## Exercise goal
Reproduce all the entries precisely.
━━━━━ Dataset content ━━━━━
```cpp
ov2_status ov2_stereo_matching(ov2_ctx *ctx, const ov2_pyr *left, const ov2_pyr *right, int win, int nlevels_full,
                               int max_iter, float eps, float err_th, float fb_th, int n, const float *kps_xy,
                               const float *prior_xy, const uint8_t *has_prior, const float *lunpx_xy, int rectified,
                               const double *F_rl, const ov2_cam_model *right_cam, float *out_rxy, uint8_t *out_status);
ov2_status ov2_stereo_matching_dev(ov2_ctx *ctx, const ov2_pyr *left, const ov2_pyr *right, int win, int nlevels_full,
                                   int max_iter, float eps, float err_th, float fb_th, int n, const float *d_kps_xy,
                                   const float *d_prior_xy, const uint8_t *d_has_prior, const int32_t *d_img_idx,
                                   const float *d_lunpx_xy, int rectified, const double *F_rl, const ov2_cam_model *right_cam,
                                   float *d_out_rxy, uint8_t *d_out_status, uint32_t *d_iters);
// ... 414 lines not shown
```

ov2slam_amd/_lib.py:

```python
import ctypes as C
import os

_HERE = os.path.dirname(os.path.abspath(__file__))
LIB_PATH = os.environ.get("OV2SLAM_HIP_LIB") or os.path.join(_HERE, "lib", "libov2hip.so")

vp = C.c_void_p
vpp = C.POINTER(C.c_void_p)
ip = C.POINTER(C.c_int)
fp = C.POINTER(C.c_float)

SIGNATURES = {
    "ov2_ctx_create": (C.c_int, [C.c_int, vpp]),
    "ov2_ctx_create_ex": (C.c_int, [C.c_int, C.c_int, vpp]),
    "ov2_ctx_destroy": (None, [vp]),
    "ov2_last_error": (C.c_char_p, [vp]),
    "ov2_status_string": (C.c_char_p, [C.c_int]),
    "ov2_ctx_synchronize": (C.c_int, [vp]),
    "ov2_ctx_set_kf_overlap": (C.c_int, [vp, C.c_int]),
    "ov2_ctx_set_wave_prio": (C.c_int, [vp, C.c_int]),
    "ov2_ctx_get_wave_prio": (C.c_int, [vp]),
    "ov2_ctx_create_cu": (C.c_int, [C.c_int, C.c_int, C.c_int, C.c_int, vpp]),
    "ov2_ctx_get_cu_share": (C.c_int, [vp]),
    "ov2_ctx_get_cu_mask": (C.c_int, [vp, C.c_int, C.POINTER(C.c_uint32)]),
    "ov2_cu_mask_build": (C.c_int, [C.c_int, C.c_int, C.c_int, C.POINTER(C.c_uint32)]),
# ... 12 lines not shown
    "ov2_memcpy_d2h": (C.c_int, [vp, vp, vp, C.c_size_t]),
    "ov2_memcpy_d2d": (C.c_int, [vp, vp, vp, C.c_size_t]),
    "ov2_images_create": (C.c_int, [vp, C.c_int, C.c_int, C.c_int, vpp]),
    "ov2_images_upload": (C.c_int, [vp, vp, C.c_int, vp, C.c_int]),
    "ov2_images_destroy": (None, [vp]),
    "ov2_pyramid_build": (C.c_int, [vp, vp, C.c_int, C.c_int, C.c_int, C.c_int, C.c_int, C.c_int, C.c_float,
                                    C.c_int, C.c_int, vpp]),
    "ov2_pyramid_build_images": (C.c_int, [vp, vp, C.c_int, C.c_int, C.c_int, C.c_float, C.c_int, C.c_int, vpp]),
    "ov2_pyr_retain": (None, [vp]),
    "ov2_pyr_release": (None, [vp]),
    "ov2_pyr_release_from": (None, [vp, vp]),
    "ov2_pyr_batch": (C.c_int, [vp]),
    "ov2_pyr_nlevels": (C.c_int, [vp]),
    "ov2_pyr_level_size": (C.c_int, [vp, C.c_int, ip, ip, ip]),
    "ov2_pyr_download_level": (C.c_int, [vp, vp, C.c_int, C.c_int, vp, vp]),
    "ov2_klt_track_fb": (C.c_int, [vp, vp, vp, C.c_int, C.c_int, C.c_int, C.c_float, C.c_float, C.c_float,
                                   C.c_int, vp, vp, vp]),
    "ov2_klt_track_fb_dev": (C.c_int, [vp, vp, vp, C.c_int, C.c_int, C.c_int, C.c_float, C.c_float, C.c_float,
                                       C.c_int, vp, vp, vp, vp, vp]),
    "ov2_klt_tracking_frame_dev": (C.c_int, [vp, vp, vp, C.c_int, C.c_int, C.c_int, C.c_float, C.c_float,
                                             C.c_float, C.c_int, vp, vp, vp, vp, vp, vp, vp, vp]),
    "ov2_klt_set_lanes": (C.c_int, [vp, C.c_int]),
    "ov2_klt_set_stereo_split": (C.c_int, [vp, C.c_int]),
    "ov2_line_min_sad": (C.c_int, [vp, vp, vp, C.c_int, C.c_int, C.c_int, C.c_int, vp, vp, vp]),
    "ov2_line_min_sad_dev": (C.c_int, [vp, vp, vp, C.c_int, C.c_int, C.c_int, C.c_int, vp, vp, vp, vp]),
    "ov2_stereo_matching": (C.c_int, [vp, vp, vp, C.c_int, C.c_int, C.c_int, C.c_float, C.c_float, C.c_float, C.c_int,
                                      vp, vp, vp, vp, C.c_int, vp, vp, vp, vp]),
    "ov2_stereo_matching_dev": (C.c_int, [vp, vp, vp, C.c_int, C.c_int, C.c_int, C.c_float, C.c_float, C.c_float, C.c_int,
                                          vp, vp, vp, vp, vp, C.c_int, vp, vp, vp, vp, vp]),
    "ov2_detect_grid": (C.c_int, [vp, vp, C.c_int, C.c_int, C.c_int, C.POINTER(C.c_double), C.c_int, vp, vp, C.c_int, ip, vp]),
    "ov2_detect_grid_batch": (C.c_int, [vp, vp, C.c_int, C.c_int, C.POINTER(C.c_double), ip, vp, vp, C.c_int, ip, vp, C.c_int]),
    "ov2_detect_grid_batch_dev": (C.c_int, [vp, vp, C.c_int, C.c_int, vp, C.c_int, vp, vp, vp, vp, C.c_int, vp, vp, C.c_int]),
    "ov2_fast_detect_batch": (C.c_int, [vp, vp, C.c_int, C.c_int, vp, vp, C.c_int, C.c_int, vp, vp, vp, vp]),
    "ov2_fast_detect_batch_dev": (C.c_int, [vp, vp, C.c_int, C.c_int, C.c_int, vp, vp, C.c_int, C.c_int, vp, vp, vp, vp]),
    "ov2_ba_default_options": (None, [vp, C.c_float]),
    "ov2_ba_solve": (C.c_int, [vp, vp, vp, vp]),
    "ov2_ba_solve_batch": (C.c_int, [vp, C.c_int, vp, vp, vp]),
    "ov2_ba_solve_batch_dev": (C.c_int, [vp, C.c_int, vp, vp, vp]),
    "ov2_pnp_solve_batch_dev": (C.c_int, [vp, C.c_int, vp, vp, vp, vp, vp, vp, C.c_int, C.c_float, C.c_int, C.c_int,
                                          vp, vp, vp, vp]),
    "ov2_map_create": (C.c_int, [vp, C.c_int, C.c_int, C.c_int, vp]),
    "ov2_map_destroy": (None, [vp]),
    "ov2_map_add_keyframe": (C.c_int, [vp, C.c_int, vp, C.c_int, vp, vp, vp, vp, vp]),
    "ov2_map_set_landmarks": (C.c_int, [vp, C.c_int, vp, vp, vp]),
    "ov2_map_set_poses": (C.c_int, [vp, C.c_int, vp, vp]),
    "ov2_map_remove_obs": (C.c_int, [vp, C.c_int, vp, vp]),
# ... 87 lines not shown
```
━━━━━
## Your response
```cpp
ov2_status ov2_stereo_matching(ov2_ctx *ctx, const ov2_pyr *left, const ov2_pyr *right, int win, int nlevels_full,
                               int max_iter, float eps, float err_th, float fb_th, int n, const float *kps_xy,
                               const float *prior_xy, const uint8_t *has_prior, const float *lunpx_xy, int rectified,
                               const double *F_rl, const ov2_cam_model *right_cam, float *out_rxy, uint8_t *out_status);
ov2_status ov2_stereo_matching_dev(ov2_ctx *ctx, const ov2_pyr *left, const ov2_pyr *right, int win, int nlevels_full,
                                   int max_iter, float eps, float err_th, float fb_th, int n, const float *d_kps_xy,
                                   const float *d_prior_xy, const uint8_t *d_has_prior, const int32_t *d_img_idx,
                                   const float *d_lunpx_xy, int rectified, const double *F_rl, const ov2_cam_model *right_cam,
                                   float *d_out_rxy, uint8_t *d_out_status, uint32_t *d_iters);
// ... 414 lines not shown
```

ov2slam_amd/_lib.py:

```python
import ctypes as C
import os

_HERE = os.path.dirname(os.path.abspath(__file__))
LIB_PATH = os.environ.get("OV2SLAM_HIP_LIB") or os.path.join(_HERE, "lib", "libov2hip.so")

vp = C.c_void_p
vpp = C.POINTER(C.c_void_p)
ip = C.POINTER(C.c_int)
fp = C.POINTER(C.c_float)

SIGNATURES = {
    "ov2_ctx_create": (C.c_int, [C.c_int, vpp]),
    "ov2_ctx_create_ex": (C.c_int, [C.c_int, C.c_int, vpp]),
    "ov2_ctx_destroy": (None, [vp]),
    "ov2_last_error": (C.c_char_p, [vp]),
    "ov2_status_string": (C.c_char_p, [C.c_int]),
    "ov2_ctx_synchronize": (C.c_int, [vp]),
    "ov2_ctx_set_kf_overlap": (C.c_int, [vp, C.c_int]),
    "ov2_ctx_set_wave_prio": (C.c_int, [vp, C.c_int]),
    "ov2_ctx_get_wave_prio": (C.c_int, [vp]),
    "ov2_ctx_create_cu": (C.c_int, [C.c_int, C.c_int, C.c_int, C.c_int, vpp]),
    "ov2_ctx_get_cu_share": (C.c_int, [vp]),
    "ov2_ctx_get_cu_mask": (C.c_int, [vp, C.c_int, C.POINTER(C.c_uint32)]),
    "ov2_cu_mask_build": (C.c_int, [C.c_int, C.c_int, C.c_int, C.POINTER(C.c_uint32)]),
# ... 12 lines not shown
    "ov2_memcpy_d2h": (C.c_int, [vp, vp, vp, C.c_size_t]),
    "ov2_memcpy_d2d": (C.c_int, [vp, vp, vp, C.c_size_t]),
    "ov2_images_create": (C.c_int, [vp, C.c_int, C.c_int, C.c_int, vpp]),
    "ov2_images_upload": (C.c_int, [vp, vp, C.c_int, vp, C.c_int]),
    "ov2_images_destroy": (None, [vp]),
    "ov2_pyramid_build": (C.c_int, [vp, vp, C.c_int, C.c_int, C.c_int, C.c_int, C.c_int, C.c_int, C.c_float,
                                    C.c_int, C.c_int, vpp]),
    "ov2_pyramid_build_images": (C.c_int, [vp, vp, C.c_int, C.c_int, C.c_int, C.c_float, C.c_int, C.c_int, vpp]),
    "ov2_pyr_retain": (None, [vp]),
    "ov2_pyr_release": (None, [vp]),
    "ov2_pyr_release_from": (None, [vp, vp]),
    "ov2_pyr_batch": (C.c_int, [vp]),
    "ov2_pyr_nlevels": (C.c_int, [vp]),
    "ov2_pyr_level_size": (C.c_int, [vp, C.c_int, ip, ip, ip]),
    "ov2_pyr_download_level": (C.c_int, [vp, vp, C.c_int, C.c_int, vp, vp]),
    "ov2_klt_track_fb": (C.c_int, [vp, vp, vp, C.c_int, C.c_int, C.c_int, C.c_float, C.c_float, C.c_float,
                                   C.c_int, vp, vp, vp]),
    "ov2_klt_track_fb_dev": (C.c_int, [vp, vp, vp, C.c_int, C.c_int, C.c_int, C.c_float, C.c_float, C.c_float,
                                       C.c_int, vp, vp, vp, vp, vp]),
    "ov2_klt_tracking_frame_dev": (C.c_int, [vp, vp, vp, C.c_int, C.c_int, C.c_int, C.c_float, C.c_float,
                                             C.c_float, C.c_int, vp, vp, vp, vp, vp, vp, vp, vp]),
    "ov2_klt_set_lanes": (C.c_int, [vp, C.c_int]),
    "ov2_klt_set_stereo_split": (C.c_int, [vp, C.c_int]),
    "ov2_line_min_sad": (C.c_int, [vp, vp, vp, C.c_int, C.c_int, C.c_int, C.c_int, vp, vp, vp]),
    "ov2_line_min_sad_dev": (C.c_int, [vp, vp, vp, C.c_int, C.c_int, C.c_int, C.c_int, vp, vp, vp, vp]),
    "ov2_stereo_matching": (C.c_int, [vp, vp, vp, C.c_int, C.c_int, C.c_int, C.c_float, C.c_float, C.c_float, C.c_int,
                                      vp, vp, vp, vp, C.c_int, vp, vp, vp, vp]),
    "ov2_stereo_matching_dev": (C.c_int, [vp, vp, vp, C.c_int, C.c_int, C.c_int, C.c_float, C.c_float, C.c_float, C.c_int,
                                          vp, vp, vp, vp, vp, C.c_int, vp, vp, vp, vp, vp]),
    "ov2_detect_grid": (C.c_int, [vp, vp, C.c_int, C.c_int, C.c_int, C.POINTER(C.c_double), C.c_int, vp, vp, C.c_int, ip, vp]),
    "ov2_detect_grid_batch": (C.c_int, [vp, vp, C.c_int, C.c_int, C.POINTER(C.c_double), ip, vp, vp, C.c_int, ip, vp, C.c_int]),
    "ov2_detect_grid_batch_dev": (C.c_int, [vp, vp, C.c_int, C.c_int, vp, C.c_int, vp, vp, vp, vp, C.c_int, vp, vp, C.c_int]),
    "ov2_fast_detect_batch": (C.c_int, [vp, vp, C.c_int, C.c_int, vp, vp, C.c_int, C.c_int, vp, vp, vp, vp]),
    "ov2_fast_detect_batch_dev": (C.c_int, [vp, vp, C.c_int, C.c_int, C.c_int, vp, vp, C.c_int, C.c_int, vp, vp, vp, vp]),
    "ov2_ba_default_options": (None, [vp, C.c_float]),
    "ov2_ba_solve": (C.c_int, [vp, vp, vp, vp]),
    "ov2_ba_solve_batch": (C.c_int, [vp, C.c_int, vp, vp, vp]),
    "ov2_ba_solve_batch_dev": (C.c_int, [vp, C.c_int, vp, vp, vp]),
    "ov2_pnp_solve_batch_dev": (C.c_int, [vp, C.c_int, vp, vp, vp, vp, vp, vp, C.c_int, C.c_float, C.c_int, C.c_int,
                                          vp, vp, vp, vp]),
    "ov2_map_create": (C.c_int, [vp, C.c_int, C.c_int, C.c_int, vp]),
    "ov2_map_destroy": (None, [vp]),
    "ov2_map_add_keyframe": (C.c_int, [vp, C.c_int, vp, C.c_int, vp, vp, vp, vp, vp]),
    "ov2_map_set_landmarks": (C.c_int, [vp, C.c_int, vp, vp, vp]),
    "ov2_map_set_poses": (C.c_int, [vp, C.c_int, vp, vp]),
    "ov2_map_remove_obs": (C.c_int, [vp, C.c_int, vp, vp]),
# ... 87 lines not shown
```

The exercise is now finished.